This repository contains models and training utilities to train convolutional networks to separate cosmic pixels, background pixels, and neutrino pixels in a neutrinos dataset. There are several variations. A detailed description of the code can be found in:

This network is implemented in both PyTorch and TensorFlow. To select between the networks, you can use the --framework parameter. It accepts either tensorflow or torch. The model is available in a development version with sparse convolutions in the torch framework.

Installation

CosmicTagger's dependencies can be installed via Conda and/or Pip. For example, Conda can be used to acquire many of the build dependencies for both CosmicTagger and larcv3

conda create -n cosmic_tagger python==3.7
conda install cmake hdf5 scikit-build numpy

As of April 2021, the version of larcv3 on PyPI (v3.3.3) does not work with CosmicTagger. A version corresponding to commit c73936e or later is currently necessary. To build larcv3 from source,

git clone https://github.com/DeepLearnPhysics/larcv3.git
cd larcv3
git submodule update --init
pip install -e .

Then, in the CosmicTagger directory,

pip install -r requirements.txt

Configuration

In general, this network has a suite of parameters available, for example:

-- CONFIG --
data:
  aux_file....................: cosmic_tagging_test.h5
  data_directory..............: /grand/projects/datascience/cadams/datasets/SBND/
  data_format.................: channels_last
  downsample..................: 1
  file........................: cosmic_tagging_train.h5
  synthetic...................: False
framework:
  environment_variables:
    TF_XLA_FLAGS..............: --tf_xla_auto_jit=2
  inter_op_parallelism_threads: 2
  intra_op_parallelism_threads: 24
  name........................: tensorflow
mode:
  checkpoint_iteration........: 500
  logging_iteration...........: 1
  name........................: train
  no_summary_images...........: False
  optimizer:
    gradient_accumulation.....: 1
    learning_rate.............: 0.0003
    loss_balance_scheme.......: light
    name......................: adam
  summary_iteration...........: 1
  weights_location............:
network:
  batch_norm..................: True
  bias........................: True
  block_concat................: False
  blocks_deepest_layer........: 5
  blocks_final................: 5
  blocks_per_layer............: 2
  bottleneck_deepest..........: 256
  connections.................: concat
  conv_mode...................: 2D
  data_format.................: channels_last
  downsampling................: max_pooling
  filter_size_deepest.........: 5
  growth_rate.................: 1
  n_initial_filters...........: 16
  name........................: uresnet
  network_depth...............: 6
  residual....................: True
  upsampling..................: interpolation
  weight_decay................: 0.0
run:
  aux_iterations..............: 10
  aux_minibatch_size..........: 16
  compute_mode................: GPU
  distributed.................: False
  id..........................: test
  iterations..................: 50
  minibatch_size..............: 16
  output_dir..................: output/tensorflow/uresnet/test/
  precision...................: float32
  profile.....................: False

Datasets

Data may be downloaded from Globus here.

The data for this network is in larcv3 format (https://github.com/DeepLearnPhysics/larcv3). Currently, data is available in full resolution (HxW == 1280x2048) of 3 images per training sample. This image size is large, and the network is large, so to accomodate older hardware or smaller GPUs this can be run with a reduced image size. The datasets are kept at full resolution but a downsampling operation is applied prior to feeding images and labels to the network.
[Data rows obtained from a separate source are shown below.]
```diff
+template <typename T, int SPB, int PPB, bool PAIR = false, bool OWN = false>
 __device__ __forceinline__ void spatient_body(const int* __restrict__ plist, int npl, const PatRec* __restrict__ pats, const Desc* __restrict__ dS,
                                               const Params<T>* __restrict__ par,
                                               const uint16_t* __restrict__ perm, const int* __restrict__ lvl,
@@ -26,36 +62,10 @@
   constexpr int SPW = SPB / 64;
   static_assert(PAIR ? (PPB == 2 || (SPB == 64 && PPB % 2 == 0)) : (PPB == 1 || SPB == 64),
                 "several patients per workgroup: one wave each; a pair of problems: two slots");
+  static_assert(!OWN || (PAIR && PPB == 2 && SPB > 64), "slots of their own size: one pair of problems to a workgroup");
   extern __shared__ __align__(16) unsigned char smem_all[];
   const int pslot = PPB == 1 ? 0 : (int)(threadIdx.x / SPB);
-  const size_t slot_bytes = (spatient_lds<T>(N, maxk) + 15) / 16 * 16;
-  unsigned char* smem = smem_all + (size_t)pslot * slot_bytes;
-  T* xch = reinterpret_cast<T*>(smem_all + (size_t)PPB * slot_bytes);
   const int mypart = pslot & 1;
-  auto sync = [&]() {
-    if (SPB == 64) { __builtin_amdgcn_fence(__ATOMIC_ACQ_REL, "wavefront"); __builtin_amdgcn_wave_barrier(); }
-    else __syncthreads();
-  };
-  const int RS = spatient_rows(maxk);
-  const int LS = spatient_lstride(maxk);
-  T* Lc = reinterpret_cast<T*>(smem);
-  T* Uc = Lc + N * LS;
-  T* LA = Uc + N * RS;
-  T* UA = LA + 64;
-  T* LB = UA + 64;
-  T* UB = LB + 64;
-  T* P0 = UB + 64;
-  T* Qv = P0 + ((size_t)1 << maxk);
-  T* LID = Qv + ((size_t)1 << maxk);
-  T* red = LID + ((size_t)1 << maxk);
-  T* thl = red + 64;
-  T* basel = thl + N * 16;
-  T* dpl = basel + N;
-  T* dml = dpl + 16;
-  int* lev = reinterpret_cast<int*>(dml + 16);
-  int* loff = lev + 64;
-  Desc& dsh = *reinterpret_cast<Desc*>((reinterpret_cast<uintptr_t>(loff + TB + 2) + 7u) & ~(uintptr_t)7u);
-  uint16_t* pml = reinterpret_cast<uint16_t*>(reinterpret_cast<unsigned char*>(&dsh) + DESC_PAD);
   const int pidx = PAIR ? block * (PPB / 2) + (pslot >> 1) : block * PPB + pslot;
   if (pidx >= npl) { if (PAIR && SPB == 64) __syncthreads(); return; }
   const int pat = plist[pidx];
@@ -63,6 +73,44 @@
   const int ps0 = pr.s[0], ps1 = pr.s[1];
   if (pr.kind == 4 || (PAIR ? (ps0 < 0 || ps1 < 0) : (ps0 < 0 && ps1 < 0))) { if (PAIR && SPB == 64) __syncthreads(); return; }
   const int kwalk = (PAIR && SPB > 64) ? max(dS[ps0].k, dS[ps1].k) : -1;
+  size_t slot_off, xch_off;
+  if (OWN) {
+    const int k0 = dS[ps0].k, k1 = dS[ps1].k;
+    maxk = mypart ? k1 : k0;
+    slot_off = mypart ? spatient_pair_slot<T>(N, k0) : 0;
+    xch_off = spatient_pair_slot<T>(N, k0) + spatient_pair_slot<T>(N, k1);
+  } else {
+    const size_t slot_bytes = (spatient_lds<T>(N, maxk) + 15) / 16 * 16;
+    slot_off = (size_t)pslot * slot_bytes;
+    xch_off = (size_t)PPB * slot_bytes;
+  }
+  unsigned char* smem = smem_all + slot_off;
+  T* xch = reinterpret_cast<T*>(smem_all + xch_off);
+  auto sync = [&]() {
+    if (SPB == 64) { __builtin_amdgcn_fence(__ATOMIC_ACQ_REL, "wavefront"); __builtin_amdgcn_wave_barrier(); }
+    else __syncthreads();
+  };
+  const int RS = spatient_rows(maxk);
+  const int LS = spatient_lstride(maxk);
+  const SpCarve cv = spatient_carve<T>(N, maxk, OWN);
+  T* Lc = reinterpret_cast<T*>(smem + cv.Lc);
+  T* Uc = reinterpret_cast<T*>(smem + cv.Uc);
+  T* LA = reinterpret_cast<T*>(smem + cv.LA);
+  T* UA = reinterpret_cast<T*>(smem + cv.UA);
+  T* LB = reinterpret_cast<T*>(smem + cv.LB);
+  T* UB = reinterpret_cast<T*>(smem + cv.UB);
+  T* P0 = reinterpret_cast<T*>(smem + cv.P0);
+  T* Qv = reinterpret_cast<T*>(smem + cv.Qv);
+  T* LID = reinterpret_cast<T*>(smem + cv.LID);
+  T* red = reinterpret_cast<T*>(smem + cv.red);
+  T* thl = reinterpret_cast<T*>(smem + cv.thl);
+  T* basel = reinterpret_cast<T*>(smem + cv.basel);
+  T* dpl = reinterpret_cast<T*>(smem + cv.dpl);
+  T* dml = reinterpret_cast<T*>(smem + cv.dml);
+  int* lev = reinterpret_cast<int*>(smem + cv.lev);
+  int* loff = reinterpret_cast<int*>(smem + cv.loff);
+  Desc& dsh = *reinterpret_cast<Desc*>(smem + cv.dsh);
+  uint16_t* pml = reinterpret_cast<uint16_t*>(smem + cv.pml);
   const int tid = (int)(threadIdx.x % SPB), lane = tid & 63, w = tid >> 6;
   const int n = N - 1;
 
@@ -223,8 +271,8 @@
     T* yv = stash ? Qv : P0;
     solve(d, yv, false, [&](uint32_t x) { return own ? (x == 0 ? e0_scale<T>() : T(0)) : marg_rhs(mg, x); });
     full_score += yv[(1u << d.k) - 1u];
-    if (stash) for (uint32_t x = tid; x < (1u << d.k); x += SPB) pS[d.off + x] = yv[x];
     STAMP(1);
+    if (stash) { for (uint32_t x = tid; x < (1u << d.k); x += SPB) pS[d.off + x] = yv[x]; STAMP(7); }
   }
   if (pr.kind == 3 && !PAIR && tid == 0) {
     if (ps0 < 0) { links[pr.j].soff[0] = -1; links[pr.j].sk[0] = 0; links[pr.j].cst[0] = 0; }
@@ -248,13 +296,13 @@
     lp[pat] = l;
   }
   STAMP(2);
-  if (!with_grad) { STAMP_FLUSH(0); return; }
+  if (!with_grad) { STAMP_FLUSH(PAIR ? 8 : 0); return; }
 
   const int nparts = (ps0 >= 0) + (ps1 >= 0);
   for (int part = 0; part < 2; ++part) {
     const int sp = part == 0 ? ps0 : ps1;
     if (sp < 0 || (PAIR && part != mypart)) continue;
-    if (nparts == 2 && !PAIR) setup(dS[sp]);
+    if (nparts == 2 && !PAIR) { setup(dS[sp]); STAMP(6); }
     const Desc& d = dsh;
     const int k = d.k;
     const uint32_t V = 1u << k, last = V - 1u;
@@ -264,6 +312,7 @@
       sync();
       for (uint32_t x = tid; x < V; x += SPB) P0[x] = pS[d.off + x];
       sync();
+      STAMP(7);
     }
     const T* p = P0;
     if (pr.kind == 3) {
@@ -404,7 +453,7 @@
     sync();
     STAMP(5);
   }
-  STAMP_FLUSH(0);
+  STAMP_FLUSH(PAIR ? 8 : 0);
 }
 
 #define SPATIENT_PARAMS const PatRec* __restrict__ pats, const Desc* __restrict__ dS, const Params<T>* __restrict__ par, \
@@ -418,6 +467,14 @@
 __global__ __launch_bounds__(SPB * PPB) void k_spatient(const int* __restrict__ plist, int npl, SPATIENT_PARAMS, int maxk, int N,
                                                         int with_grad) {
   spatient_body<T, SPB, PPB, PAIR>(plist, npl, SPATIENT_ARGS, maxk, N, with_grad, (int)blockIdx.x);
+}
+
+template <typename T>
+__global__ __launch_bounds__(1024) void k_spatient_big(const int* __restrict__ pairs, int np, const int* __restrict__ list, int nl,
+                                                       SPATIENT_PARAMS, int maxk, int N, int with_grad) {
+  const int b = (int)blockIdx.x;
+  if (b < np) { spatient_body<T, 512, 2, true, true>(pairs, np, SPATIENT_ARGS, 0, N, with_grad, b); return; }
+  spatient_body<T, 1024, 1>(list, nl, SPATIENT_ARGS, maxk, N, with_grad, b - np);
 }
 
 template <typename T>
```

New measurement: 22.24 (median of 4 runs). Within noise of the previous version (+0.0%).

The UNet design is symmetric and does downsampling/upsampling by factors of 2. So, in order to preserve the proper sizes during the upsampling sets, it's important that the smallest resolution image reached by the network does not contain a dimension with an odd number of pixels. Concretely, this means that the sum of network_depth and downsample_images must be less than 8, since 1280 pixels / 2^8 = 5.

The training dataset cosmic_tagging_train.h5 contains 43075 images. The validation set cosmic_tagging_val.h5, specified by --aux-file and used to monitor overfitting during training, is 7362 images. The final hold-out test set cosmic_tagging_test.h5 contains 7449 images. To evaluate the accuracy of a trained model on the hold-out test set (after all training and tuning is complete), rerun the application in inference mode with data.file=cosmic_tagging_test.h5

Data format

The dataformat for these images is sparse. Images are stored as a flat array of indexes and values, where index is mapped to a 2D index that is unraveled to a coordinate pair. Each image is stored consecutively in file, and because of the non-uniform size of the sparse data there are mapping algorithms to go into the file, read the correct sequence of (index, value) pairs, and convert to (image, x, y, value) tuples.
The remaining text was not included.